↓↓↓

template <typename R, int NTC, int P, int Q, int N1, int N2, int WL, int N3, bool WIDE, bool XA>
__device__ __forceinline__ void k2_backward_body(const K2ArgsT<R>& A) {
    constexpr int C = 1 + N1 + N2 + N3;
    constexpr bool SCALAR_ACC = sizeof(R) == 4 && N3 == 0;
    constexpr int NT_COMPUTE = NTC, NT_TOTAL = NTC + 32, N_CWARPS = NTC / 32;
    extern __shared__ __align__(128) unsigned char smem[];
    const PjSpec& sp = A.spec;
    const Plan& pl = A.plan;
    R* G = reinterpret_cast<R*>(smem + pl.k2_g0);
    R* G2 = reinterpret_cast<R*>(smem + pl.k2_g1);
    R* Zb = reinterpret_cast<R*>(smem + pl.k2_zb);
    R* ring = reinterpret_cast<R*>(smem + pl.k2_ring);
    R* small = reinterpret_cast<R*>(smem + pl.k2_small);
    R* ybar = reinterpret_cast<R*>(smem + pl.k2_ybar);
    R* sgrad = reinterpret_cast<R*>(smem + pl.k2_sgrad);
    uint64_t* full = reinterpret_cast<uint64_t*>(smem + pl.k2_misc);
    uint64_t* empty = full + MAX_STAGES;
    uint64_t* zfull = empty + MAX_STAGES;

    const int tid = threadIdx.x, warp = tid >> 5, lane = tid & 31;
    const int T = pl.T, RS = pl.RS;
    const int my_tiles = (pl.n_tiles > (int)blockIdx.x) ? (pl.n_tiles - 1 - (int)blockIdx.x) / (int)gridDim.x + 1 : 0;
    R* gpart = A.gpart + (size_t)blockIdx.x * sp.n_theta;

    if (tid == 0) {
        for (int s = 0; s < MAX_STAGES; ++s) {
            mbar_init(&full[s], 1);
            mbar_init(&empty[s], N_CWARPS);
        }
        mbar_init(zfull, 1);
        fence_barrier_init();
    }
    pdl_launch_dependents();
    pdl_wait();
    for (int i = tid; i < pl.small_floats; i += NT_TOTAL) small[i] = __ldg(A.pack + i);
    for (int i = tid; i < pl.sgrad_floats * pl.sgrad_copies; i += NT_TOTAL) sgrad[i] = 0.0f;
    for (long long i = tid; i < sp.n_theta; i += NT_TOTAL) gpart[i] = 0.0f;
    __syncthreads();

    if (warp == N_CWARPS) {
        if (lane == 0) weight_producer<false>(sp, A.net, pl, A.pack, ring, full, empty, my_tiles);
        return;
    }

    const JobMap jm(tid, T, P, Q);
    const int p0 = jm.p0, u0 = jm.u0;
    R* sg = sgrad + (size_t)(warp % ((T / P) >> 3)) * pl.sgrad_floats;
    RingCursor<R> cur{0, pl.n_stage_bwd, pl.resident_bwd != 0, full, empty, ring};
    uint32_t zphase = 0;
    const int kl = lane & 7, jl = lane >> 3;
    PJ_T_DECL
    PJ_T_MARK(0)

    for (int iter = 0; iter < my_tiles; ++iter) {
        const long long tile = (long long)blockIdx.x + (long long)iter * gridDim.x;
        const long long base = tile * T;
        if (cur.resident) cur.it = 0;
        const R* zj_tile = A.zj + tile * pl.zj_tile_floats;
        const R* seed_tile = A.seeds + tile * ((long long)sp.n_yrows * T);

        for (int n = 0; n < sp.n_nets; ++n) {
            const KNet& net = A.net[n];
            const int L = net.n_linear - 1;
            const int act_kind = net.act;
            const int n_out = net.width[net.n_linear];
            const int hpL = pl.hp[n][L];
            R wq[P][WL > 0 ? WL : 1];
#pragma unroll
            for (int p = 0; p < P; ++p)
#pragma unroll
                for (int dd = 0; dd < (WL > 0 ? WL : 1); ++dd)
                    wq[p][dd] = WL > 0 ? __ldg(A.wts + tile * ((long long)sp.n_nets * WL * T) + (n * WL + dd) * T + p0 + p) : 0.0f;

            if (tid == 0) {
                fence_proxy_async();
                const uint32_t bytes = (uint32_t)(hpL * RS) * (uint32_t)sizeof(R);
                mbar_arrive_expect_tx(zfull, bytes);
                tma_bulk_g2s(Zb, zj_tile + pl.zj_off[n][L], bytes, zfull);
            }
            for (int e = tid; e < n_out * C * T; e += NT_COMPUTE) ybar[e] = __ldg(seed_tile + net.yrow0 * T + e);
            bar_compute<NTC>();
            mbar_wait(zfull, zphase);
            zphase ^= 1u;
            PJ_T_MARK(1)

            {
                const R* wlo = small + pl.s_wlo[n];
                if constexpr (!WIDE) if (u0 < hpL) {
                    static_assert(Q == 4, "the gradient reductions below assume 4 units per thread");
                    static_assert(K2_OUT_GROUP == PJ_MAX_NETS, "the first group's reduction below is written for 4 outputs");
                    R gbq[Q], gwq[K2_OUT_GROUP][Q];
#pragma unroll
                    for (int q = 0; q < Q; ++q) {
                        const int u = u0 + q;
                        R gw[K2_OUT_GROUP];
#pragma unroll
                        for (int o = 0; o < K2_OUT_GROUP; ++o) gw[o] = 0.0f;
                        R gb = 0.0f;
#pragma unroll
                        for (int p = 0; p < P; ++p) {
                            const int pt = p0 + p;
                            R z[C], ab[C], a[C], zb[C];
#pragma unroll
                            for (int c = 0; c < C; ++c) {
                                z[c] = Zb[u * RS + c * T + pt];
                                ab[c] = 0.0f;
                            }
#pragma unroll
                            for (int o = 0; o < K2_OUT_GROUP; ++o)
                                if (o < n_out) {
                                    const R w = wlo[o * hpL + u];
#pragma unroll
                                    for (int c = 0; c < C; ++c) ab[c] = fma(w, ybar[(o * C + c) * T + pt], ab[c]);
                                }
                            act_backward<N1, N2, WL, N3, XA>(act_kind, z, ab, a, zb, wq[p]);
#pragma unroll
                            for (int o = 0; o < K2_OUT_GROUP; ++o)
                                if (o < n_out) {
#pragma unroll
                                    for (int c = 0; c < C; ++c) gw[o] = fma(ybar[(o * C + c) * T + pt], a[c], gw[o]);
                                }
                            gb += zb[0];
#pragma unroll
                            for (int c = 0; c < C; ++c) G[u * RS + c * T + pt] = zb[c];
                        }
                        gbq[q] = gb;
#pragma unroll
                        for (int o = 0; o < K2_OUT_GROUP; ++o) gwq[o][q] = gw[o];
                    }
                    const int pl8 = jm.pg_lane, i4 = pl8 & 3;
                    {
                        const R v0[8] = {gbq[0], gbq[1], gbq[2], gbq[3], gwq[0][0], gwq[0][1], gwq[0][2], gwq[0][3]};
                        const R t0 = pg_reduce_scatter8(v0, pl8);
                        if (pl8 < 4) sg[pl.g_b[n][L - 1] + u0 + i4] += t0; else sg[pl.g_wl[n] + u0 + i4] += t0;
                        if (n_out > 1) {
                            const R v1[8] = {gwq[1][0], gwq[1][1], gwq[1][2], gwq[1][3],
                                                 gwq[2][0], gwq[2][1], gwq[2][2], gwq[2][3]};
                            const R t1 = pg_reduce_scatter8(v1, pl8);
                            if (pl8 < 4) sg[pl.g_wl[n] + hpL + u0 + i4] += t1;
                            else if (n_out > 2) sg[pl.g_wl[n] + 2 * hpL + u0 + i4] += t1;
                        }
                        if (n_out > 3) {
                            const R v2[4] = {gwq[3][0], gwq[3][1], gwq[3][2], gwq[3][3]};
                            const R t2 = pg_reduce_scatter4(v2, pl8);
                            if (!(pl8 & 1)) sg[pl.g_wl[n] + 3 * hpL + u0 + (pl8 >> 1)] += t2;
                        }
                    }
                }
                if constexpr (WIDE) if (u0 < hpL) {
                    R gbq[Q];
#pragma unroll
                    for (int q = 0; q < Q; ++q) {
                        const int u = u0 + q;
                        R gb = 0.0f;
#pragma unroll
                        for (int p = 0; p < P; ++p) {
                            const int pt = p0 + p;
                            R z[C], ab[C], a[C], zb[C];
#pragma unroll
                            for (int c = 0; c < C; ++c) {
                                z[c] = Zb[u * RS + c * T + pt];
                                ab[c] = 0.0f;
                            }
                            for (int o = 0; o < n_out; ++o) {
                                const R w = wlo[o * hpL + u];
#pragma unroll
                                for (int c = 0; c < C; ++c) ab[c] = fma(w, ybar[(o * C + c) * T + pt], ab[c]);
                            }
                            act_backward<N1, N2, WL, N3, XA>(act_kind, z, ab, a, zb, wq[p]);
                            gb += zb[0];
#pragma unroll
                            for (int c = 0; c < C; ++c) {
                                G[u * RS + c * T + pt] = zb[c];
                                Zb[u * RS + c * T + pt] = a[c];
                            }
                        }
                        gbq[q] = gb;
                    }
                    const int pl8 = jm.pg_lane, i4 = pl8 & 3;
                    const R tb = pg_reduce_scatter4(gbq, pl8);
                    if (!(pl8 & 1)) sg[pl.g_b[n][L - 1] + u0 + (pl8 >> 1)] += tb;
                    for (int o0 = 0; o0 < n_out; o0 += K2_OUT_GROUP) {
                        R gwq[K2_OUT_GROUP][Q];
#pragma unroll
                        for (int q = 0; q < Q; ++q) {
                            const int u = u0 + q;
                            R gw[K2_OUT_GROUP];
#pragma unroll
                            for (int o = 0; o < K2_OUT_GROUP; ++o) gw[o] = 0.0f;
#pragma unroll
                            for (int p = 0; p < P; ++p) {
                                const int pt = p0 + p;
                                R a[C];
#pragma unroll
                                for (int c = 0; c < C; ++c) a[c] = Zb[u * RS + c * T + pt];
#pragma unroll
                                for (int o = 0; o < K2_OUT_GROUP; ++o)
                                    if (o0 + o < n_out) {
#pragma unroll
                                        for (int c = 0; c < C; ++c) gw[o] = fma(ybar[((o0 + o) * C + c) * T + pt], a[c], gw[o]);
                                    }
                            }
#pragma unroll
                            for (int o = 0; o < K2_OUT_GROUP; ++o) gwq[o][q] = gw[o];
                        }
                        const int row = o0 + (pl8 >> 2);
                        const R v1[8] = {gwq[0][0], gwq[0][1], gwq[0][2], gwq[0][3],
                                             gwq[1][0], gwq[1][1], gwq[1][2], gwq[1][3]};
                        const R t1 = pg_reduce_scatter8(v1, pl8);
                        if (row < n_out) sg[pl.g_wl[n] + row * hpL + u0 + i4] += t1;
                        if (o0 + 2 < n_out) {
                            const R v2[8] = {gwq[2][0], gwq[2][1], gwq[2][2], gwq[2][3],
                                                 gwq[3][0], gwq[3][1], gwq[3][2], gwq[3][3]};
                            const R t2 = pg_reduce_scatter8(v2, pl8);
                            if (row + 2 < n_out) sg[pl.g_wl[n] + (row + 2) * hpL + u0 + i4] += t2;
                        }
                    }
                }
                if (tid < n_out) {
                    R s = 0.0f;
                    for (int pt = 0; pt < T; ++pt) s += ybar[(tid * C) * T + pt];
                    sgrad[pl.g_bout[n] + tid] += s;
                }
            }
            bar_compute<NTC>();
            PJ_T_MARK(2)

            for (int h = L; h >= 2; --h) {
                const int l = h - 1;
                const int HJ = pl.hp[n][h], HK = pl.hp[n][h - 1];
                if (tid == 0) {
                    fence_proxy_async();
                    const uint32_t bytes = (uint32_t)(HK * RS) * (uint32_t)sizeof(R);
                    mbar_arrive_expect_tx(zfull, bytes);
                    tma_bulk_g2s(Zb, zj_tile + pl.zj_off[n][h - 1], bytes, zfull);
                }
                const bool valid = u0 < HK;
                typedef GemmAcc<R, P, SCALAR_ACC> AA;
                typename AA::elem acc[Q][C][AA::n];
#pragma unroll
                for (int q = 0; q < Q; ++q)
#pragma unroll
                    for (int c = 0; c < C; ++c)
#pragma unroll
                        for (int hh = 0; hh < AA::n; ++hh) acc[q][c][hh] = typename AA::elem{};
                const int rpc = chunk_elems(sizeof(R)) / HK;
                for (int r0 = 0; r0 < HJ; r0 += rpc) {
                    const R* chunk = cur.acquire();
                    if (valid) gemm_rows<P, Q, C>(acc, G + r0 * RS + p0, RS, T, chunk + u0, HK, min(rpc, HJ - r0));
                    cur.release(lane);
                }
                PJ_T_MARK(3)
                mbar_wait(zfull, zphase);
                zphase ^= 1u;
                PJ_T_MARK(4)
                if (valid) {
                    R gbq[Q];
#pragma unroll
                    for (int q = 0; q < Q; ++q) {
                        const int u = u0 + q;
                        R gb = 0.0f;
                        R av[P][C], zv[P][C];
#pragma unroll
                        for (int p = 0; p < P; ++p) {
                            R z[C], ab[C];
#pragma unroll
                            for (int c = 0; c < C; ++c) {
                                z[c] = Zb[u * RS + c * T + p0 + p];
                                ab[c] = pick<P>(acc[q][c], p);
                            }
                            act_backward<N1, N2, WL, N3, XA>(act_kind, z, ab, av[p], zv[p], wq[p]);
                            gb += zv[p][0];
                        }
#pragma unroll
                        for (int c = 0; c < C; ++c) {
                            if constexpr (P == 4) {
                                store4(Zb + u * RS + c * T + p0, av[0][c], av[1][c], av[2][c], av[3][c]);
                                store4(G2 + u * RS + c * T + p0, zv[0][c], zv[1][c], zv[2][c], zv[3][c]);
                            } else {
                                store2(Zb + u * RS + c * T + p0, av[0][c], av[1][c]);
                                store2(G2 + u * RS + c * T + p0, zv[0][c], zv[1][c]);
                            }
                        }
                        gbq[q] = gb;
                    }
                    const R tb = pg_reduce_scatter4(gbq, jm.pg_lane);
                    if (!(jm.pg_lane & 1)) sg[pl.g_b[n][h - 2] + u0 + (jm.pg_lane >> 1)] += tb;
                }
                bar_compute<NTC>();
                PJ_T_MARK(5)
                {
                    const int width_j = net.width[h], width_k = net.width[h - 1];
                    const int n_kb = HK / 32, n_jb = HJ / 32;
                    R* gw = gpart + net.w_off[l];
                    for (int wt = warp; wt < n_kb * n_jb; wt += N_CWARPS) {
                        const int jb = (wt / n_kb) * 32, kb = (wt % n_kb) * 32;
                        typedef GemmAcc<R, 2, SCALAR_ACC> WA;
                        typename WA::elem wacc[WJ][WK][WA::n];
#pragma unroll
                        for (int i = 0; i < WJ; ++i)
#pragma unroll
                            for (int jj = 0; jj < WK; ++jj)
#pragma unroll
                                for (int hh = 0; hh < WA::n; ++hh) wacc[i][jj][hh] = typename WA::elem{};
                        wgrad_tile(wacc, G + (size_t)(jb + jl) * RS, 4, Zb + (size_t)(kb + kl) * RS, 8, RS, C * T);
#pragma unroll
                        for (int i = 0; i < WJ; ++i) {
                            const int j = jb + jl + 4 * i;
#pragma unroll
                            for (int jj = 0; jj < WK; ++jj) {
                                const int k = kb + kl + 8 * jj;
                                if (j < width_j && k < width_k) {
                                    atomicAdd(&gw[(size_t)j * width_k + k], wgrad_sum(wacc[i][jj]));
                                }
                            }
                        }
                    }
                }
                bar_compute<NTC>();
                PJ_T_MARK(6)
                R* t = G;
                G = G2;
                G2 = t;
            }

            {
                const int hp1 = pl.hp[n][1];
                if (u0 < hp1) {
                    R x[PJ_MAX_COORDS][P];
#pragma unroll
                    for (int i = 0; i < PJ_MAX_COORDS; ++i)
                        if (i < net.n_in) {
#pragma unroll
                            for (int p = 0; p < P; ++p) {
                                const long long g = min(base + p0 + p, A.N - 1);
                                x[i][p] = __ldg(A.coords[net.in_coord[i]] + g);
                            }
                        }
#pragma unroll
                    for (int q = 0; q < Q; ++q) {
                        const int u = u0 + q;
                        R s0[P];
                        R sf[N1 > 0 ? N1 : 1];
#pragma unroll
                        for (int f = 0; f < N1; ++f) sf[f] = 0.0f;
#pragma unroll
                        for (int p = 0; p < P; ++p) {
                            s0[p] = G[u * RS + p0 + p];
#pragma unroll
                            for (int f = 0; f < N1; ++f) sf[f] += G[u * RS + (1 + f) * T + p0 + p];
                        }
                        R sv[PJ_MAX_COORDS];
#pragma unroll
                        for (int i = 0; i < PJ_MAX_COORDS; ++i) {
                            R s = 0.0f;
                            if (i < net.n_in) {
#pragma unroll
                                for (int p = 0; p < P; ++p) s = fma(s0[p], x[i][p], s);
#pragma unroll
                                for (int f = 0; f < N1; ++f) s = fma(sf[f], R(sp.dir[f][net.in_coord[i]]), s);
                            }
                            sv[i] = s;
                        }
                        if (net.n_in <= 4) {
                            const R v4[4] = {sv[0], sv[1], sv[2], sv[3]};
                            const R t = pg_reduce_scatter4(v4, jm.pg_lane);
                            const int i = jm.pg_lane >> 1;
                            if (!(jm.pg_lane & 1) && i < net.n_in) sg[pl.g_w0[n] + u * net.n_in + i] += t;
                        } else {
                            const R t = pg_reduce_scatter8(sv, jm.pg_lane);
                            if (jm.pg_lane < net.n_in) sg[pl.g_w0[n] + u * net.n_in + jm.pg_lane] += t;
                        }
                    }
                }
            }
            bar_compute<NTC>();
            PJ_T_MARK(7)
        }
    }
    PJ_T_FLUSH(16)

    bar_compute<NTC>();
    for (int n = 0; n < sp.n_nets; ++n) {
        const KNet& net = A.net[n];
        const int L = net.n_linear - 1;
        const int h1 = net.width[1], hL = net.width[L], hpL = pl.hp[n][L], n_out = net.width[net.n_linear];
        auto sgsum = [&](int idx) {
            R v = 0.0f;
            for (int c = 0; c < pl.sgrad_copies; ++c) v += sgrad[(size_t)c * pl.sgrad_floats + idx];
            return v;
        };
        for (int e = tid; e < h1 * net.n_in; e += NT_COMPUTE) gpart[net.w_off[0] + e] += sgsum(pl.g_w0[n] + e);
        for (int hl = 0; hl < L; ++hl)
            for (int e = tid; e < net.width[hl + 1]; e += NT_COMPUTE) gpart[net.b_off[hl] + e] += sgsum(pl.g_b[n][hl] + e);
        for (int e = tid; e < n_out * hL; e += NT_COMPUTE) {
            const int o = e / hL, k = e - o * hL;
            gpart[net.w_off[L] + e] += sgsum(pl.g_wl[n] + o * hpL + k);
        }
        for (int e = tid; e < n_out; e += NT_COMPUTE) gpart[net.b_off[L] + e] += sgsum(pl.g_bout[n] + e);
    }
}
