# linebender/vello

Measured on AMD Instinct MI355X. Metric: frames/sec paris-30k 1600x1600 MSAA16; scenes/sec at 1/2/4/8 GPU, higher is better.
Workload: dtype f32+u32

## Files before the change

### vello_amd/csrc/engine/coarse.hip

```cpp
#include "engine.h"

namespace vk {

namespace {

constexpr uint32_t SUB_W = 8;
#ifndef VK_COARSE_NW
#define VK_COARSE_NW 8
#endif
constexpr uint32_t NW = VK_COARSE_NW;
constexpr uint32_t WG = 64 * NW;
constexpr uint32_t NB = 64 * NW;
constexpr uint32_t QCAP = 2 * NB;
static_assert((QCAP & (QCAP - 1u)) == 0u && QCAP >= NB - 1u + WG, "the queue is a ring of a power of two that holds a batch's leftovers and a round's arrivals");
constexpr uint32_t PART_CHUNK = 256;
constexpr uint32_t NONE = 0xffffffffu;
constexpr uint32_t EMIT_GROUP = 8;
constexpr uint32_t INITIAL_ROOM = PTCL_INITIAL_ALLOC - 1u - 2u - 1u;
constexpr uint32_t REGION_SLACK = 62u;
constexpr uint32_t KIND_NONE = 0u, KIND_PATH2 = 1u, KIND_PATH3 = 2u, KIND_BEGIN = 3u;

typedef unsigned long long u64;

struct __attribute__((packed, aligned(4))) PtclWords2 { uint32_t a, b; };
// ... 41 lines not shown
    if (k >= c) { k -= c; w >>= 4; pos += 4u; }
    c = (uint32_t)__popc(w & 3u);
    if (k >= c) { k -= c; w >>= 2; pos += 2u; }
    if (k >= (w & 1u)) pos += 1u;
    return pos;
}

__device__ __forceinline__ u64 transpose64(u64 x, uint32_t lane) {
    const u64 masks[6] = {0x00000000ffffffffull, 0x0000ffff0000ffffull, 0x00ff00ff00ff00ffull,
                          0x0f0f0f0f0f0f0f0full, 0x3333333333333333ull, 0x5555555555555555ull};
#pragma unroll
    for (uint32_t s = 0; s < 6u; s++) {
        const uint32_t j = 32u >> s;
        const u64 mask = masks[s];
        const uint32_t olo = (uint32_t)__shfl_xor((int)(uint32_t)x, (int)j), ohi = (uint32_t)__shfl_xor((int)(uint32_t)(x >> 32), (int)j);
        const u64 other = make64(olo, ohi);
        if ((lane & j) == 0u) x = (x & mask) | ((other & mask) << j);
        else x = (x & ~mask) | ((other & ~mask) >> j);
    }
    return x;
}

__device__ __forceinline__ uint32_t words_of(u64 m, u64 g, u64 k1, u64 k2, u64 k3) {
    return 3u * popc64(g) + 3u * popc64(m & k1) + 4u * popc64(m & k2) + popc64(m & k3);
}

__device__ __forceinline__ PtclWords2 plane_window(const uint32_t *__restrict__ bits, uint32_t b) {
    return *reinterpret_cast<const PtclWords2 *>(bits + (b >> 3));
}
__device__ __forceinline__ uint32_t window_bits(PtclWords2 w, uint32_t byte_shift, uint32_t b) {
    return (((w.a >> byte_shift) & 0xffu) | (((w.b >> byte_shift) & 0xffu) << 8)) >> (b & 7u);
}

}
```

↑↑↑

PROMPT – Could you restate word for word the lines above from the one containing "const R* zj_tile" through the one containing "const uint32_t bytes = (uint32_t)(hpL", both included, and nothing else?

SOLUTION FOR THIS EXERCISE –
        const R* zj_tile = A.zj + tile * pl.zj_tile_floats;
        const R* seed_tile = A.seeds + tile * ((long long)sp.n_yrows * T);

        for (int n = 0; n < sp.n_nets; ++n) {
            const KNet& net = A.net[n];
            const int L = net.n_linear - 1;
            const int act_kind = net.act;
            const int n_out = net.width[net.n_linear];
            const int hpL = pl.hp[n][L];
            R wq[P][WL > 0 ? WL : 1];
#pragma unroll
            for (int p = 0; p < P; ++p)
#pragma unroll
                for (int dd = 0; dd < (WL > 0 ? WL : 1); ++dd)
                    wq[p][dd] = WL > 0 ? __ldg(A.wts + tile * ((long long)sp.n_nets * WL * T) + (n * WL + dd) * T + p0 + p) : 0.0f;

            if (tid == 0) {
                fence_proxy_async();
                const uint32_t bytes = (uint32_t)(hpL * RS) * (uint32_t)sizeof(R);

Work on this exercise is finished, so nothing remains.